Even if the suboptimality of selection diversity has been known for 60 years, the antenna selection concept has continued to be analyzed in the MIMO literature and recently also in the context of Massive MIMO. Many recent papers are considering a generalization of the scheme that is known as antenna subset selection, where a subset of the antennas is selected and then MRC is applied using only these ones.
Why use antenna selection?
A common motivation for using antenna selection is that it would be too expensive to equip every antenna with a dedicated transceiver chain in Massive MIMO, therefore we need to sacrifice some of the performance to achieve a feasible implementation. This is a misleading motivation since Massive MIMO capable base stations have already been developed and commercially deployed. I think a better motivation would be that we can save power by only using a subset of the antennas at a time, particularly, when the traffic load is below the maximum system capacity so we don’t need to compromise with the users’ throughput.

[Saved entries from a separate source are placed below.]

# adam-kerrigan/pybader

Measured on AMD Instinct MI355X. Metric: Mvoxels/s neargrid assign+refine on 512^3 grid, higher is better.
Workload: dtype f64; 1 GPU; 512^3 synthetic 8-Gaussian-atom cubic cell (BASELINE config 3), neargrid assign + neargrid edge refinement changed:2, density resident in HBM; method=neargrid, device_driven_slab_step=False, basins=8

## Files before the change

### include/bader_hip.h

```cpp
#ifndef BADER_HIP_H
#define BADER_HIP_H

#include <stdint.h>

#ifdef __cplusplus
extern "C" {
#endif

typedef struct xb_ctx xb_ctx;

enum { XB_OK = 0, XB_E_ARG = -1, XB_E_HIP = -2, XB_E_STATE = -3, XB_E_LIMIT = -4, XB_E_COMM = -5,
       XB_E_SHORT = -6  };

enum { XB_I8 = 1, XB_I16 = 2, XB_I32 = 4, XB_I64 = 8 };

enum { XB_METHOD_ONGRID = 0, XB_METHOD_NEARGRID = 1 };
enum { XB_REFINE_ALL = 0, XB_REFINE_CHANGED = 1 };

const char *xb_last_error(void);
int xb_device_count(void);
int xb_create(int device, xb_ctx **out);
void xb_destroy(xb_ctx *c);
int xb_sync(xb_ctx *c);
void *xb_stream(xb_ctx *c);
// ... 55 lines not shown
int xb_walkers_fetch(xb_ctx *c, int64_t *walkers, int64_t *results);
int xb_walkers_continue(xb_ctx *c, const int64_t *walkers, int64_t n);
int xb_walkers_apply(xb_ctx *c, const int64_t *results, int64_t n, int64_t *changed, int64_t *stuck);
int xb_edge_check(xb_ctx *c, int64_t *checked, int64_t *edges);
int xb_edge_check_local(xb_ctx *c, int64_t *n_out);
int xb_edge_check_local_fetch(xb_ctx *c, int64_t *idx_out, int8_t *cls_out);
int xb_edge_check_global(xb_ctx *c, const int64_t *idx, const int8_t *cls, int64_t n, int64_t *checked, int64_t *edges);
int xb_refine(xb_ctx *c, int mode, int64_t iters, int64_t *log, int64_t log_capacity, int64_t *n_iters);
int xb_assign_refine(xb_ctx *c, int method, int mode, int64_t iters, int64_t *n_maxima, int64_t *log, int64_t log_capacity, int64_t *n_iters);

int xb_charge_sum(xb_ctx *c, double voxel_volume, int64_t n_labels, double *charge, double *volume);
int xb_moment_sum(xb_ctx *c, const double lattice[9], const double *centres_cart, int64_t n, double voxel_volume,
                  double *moments , double *volume );
int xb_adjacency(xb_ctx *c, const int32_t *dirs , int n_dirs, int64_t n, int64_t *n_pairs);
int xb_adjacency_fetch(xb_ctx *c, int32_t *a, int32_t *b, int64_t *facets , double *saddle,
                       int64_t *saddle_facet, int64_t capacity);
int xb_adjacency_release(xb_ctx *c);
int xb_weight_sum(xb_ctx *c, const double alpha[27], double voxel_volume, const double *q_host, int64_t *n_maxima);
int xb_weight_sum_device(xb_ctx *c, const double alpha[27], double voxel_volume, const void *dev_ptr, int dtype,
                         const int64_t stride[3], void *stream, int64_t *n_maxima);
int xb_weight_fetch(xb_ctx *c, int64_t *max_idx, double *charge, double *volume, int64_t capacity);
int xb_weight_stats(xb_ctx *c, int64_t out[7]);
int xb_weight_release(xb_ctx *c);
int xb_volume_assign(xb_ctx *c, const int64_t *swap, int64_t n_swap);
int xb_atom_assign(const double *bader_max_cart, int64_t n_max, const double *atoms_cart, int64_t n_atoms,
                   const double lattice[9], int64_t *atom_out, double *dist_out);

int xb_surface_distance(xb_ctx *c, const double lattice[9], const double *atoms_cart, int64_t n_atoms,
                        double *min_d2, int64_t *edges);
int xb_volume_mask(xb_ctx *c, int64_t vol_num, double *out_host);
int xb_label_sum(xb_ctx *c, int64_t value, double *sum, int64_t *count);

int xb_set_table_window(xb_ctx *c, int64_t margin);
int xb_table_build(xb_ctx *c, int64_t *n_local_seeds);
int xb_table_local_seeds(xb_ctx *c, int64_t *out, int64_t capacity);
int xb_brick_masks(xb_ctx *c, void **dev_ptr, int64_t *n_bricks, int64_t *own_first, int64_t *own_count);
int xb_table_ties(xb_ctx *c, int64_t *has_ties);
int xb_table_finish(xb_ctx *c, const int64_t *seeds, int64_t n_seeds, int64_t any_ties);

void *xb_labels_ptr(xb_ctx *c);
void *xb_known_ptr(xb_ctx *c);
void *xb_density_ptr(xb_ctx *c);
int64_t xb_plane_elems(xb_ctx *c);
int xb_copy_planes(xb_ctx *c, int which , int to_device, void *host, int64_t xa, int64_t xb);
int xb_label_wire(xb_ctx *c, int widen_to, int *wire_out);
int xb_brick_masks_copy(xb_ctx *c, int to_device, int32_t *host, int64_t first, int64_t count);
int xb_set_halo(xb_ctx *c, int64_t halo);

int xb_slab_supported(xb_ctx *c, int nranks, int64_t *ok);
int xb_slab_assign_masks(xb_ctx *c, int rank, int nranks);
int xb_slab_assign_trace(xb_ctx *c);
int xb_slab_assign_finish(xb_ctx *c, int64_t *n_maxima, int64_t *status);
int xb_slab_refine_pass(xb_ctx *c);
int xb_slab_walkers_round(xb_ctx *c, int src, int last);
int xb_slab_walk_layout(xb_ctx *c, int64_t out[5]);
int xb_slab_walk_send(xb_ctx *c, int64_t walkers);
enum {
    XB_XC_EDGES = 0,
    XB_XC_CHANGED = 1,
    XB_XC_ESCAPED = 2,
    XB_XC_TRAVELLING = 3,
    XB_XC_SLOW = 4,
    XB_XC_LOST = 5,
    XB_XC_MINE = 6,
    XB_XC_ROUNDS = 7,
    XB_XC_COUNT = 8
};
int xb_slab_refine_counts(xb_ctx *c, int64_t *local, int64_t *global);
int xb_slab_block(xb_ctx *c, int which, void **dev_ptr, int64_t *bytes_total, int64_t *own_offset, int64_t *own_bytes);
int xb_slab_block_copy(xb_ctx *c, int which, int to_device, void *host, int64_t off, int64_t bytes);
int xb_host_waits(int64_t *n);

int xb_kernel_time(xb_ctx *c, int which, double *ms_total, int64_t *launches);
int xb_kernel_time_reset(xb_ctx *c);
int xb_enable_timing(xb_ctx *c, int on);
int xb_set_option(xb_ctx *c, int key, int value);
int xb_host_alloc(int64_t bytes, void **out);
int xb_host_free(void *p);
int xb_memory_stats(xb_ctx *c, int64_t *bytes_total, int64_t *bytes_table, int64_t *bytes_scratch);
int xb_box_stats(xb_ctx *c, int64_t *n_boxes, int64_t *box_voxels);
int xb_brick_labels(xb_ctx *c, int32_t *out, int64_t capacity, int64_t dims[3]);
int xb_slow_path_stats(xb_ctx *c, int64_t *assign_total, int64_t *refine_total);
int xb_deferred_stats(xb_ctx *c, int64_t *refine_total);
int xb_growth_stats(xb_ctx *c, int64_t *retries, int64_t *kill_launches);

int xb_comm_unique_id(uint8_t id_out[128]);
int xb_comm_init(xb_ctx *c, int rank, int nranks, const uint8_t id_in[128]);
int xb_comm_destroy(xb_ctx *c);
int xb_comm_exchange_planes(xb_ctx *c, int which, int n_send, const int32_t *send_peer, const int64_t *send_xa,
                            const int64_t *send_xb, int n_recv, const int32_t *recv_peer, const int64_t *recv_xa,
                            const int64_t *recv_xb);
int xb_comm_allreduce_i64(xb_ctx *c, int64_t *inout, int64_t n, int op);
int xb_comm_allgather_i64(xb_ctx *c, const int64_t *in, int64_t n, int64_t *out);
int xb_comm_share_brick_masks(xb_ctx *c, const int64_t *first, const int64_t *count);
int xb_comm_allgather_block(xb_ctx *c, int which, const int64_t *first, const int64_t *count);
int xb_comm_allreduce_block(xb_ctx *c);
int xb_comm_info(xb_ctx *c, int64_t out[4]);
int xb_comm_stats(xb_ctx *c, int64_t *bytes_sent);

#ifdef __cplusplus
}
#endif
#endif
```

### pybader_amd/_lib.py

```python
import ctypes as C
import threading
import os

import numpy as np

HERE = os.path.dirname(os.path.abspath(__file__))
LIB_PATH = os.environ.get('XB_LIBRARY') or os.path.join(HERE, 'libbader_hip.so')
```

The recent papers , ,  on the topic consider narrowband MIMO channels. In contrast, Massive MIMO will in practice be used in widebandsystems where the channel fading is different between subcarriers. That means that one antenna will give the highest SINR on one subcarrier, while another antenna will give the highest SINR on another subcarrier. If we apply the antenna selection principle on a per-subcarrier basis in a wideband OFDM system with thousands of subcarriers, we will probably use all the antennas on at least one of the subcarrier. Consequently, we cannot turn off any of the antennas and the power saving benefits are lost.
We can instead apply the antenna selection scheme based on the average received power over all the subcarriers, but most channel models assume that this average power is the same for every base station antenna (this applies to both i.i.d. fading and correlated fading models, such as the one-ring model). That means that if we want to turn off antennas, we can select them randomly since all random selections will be (almost) equally good, and there are no selection diversity gains to be harvested.
This is why we can forget about antenna selection diversity in Massive MIMO!
It is only when the average channel gain is different among the antennas that antenna subset selection diversity might have a role to play. In that case, the antenna selection is governed by variations in the large-scale fading instead of variations in the small-scale fading, as conventionally assumed. This paper takes a step in that direction. I think this is the only case of antenna (subset)selection that might deserve further attention, while in general, it is a concept that can be forgotten.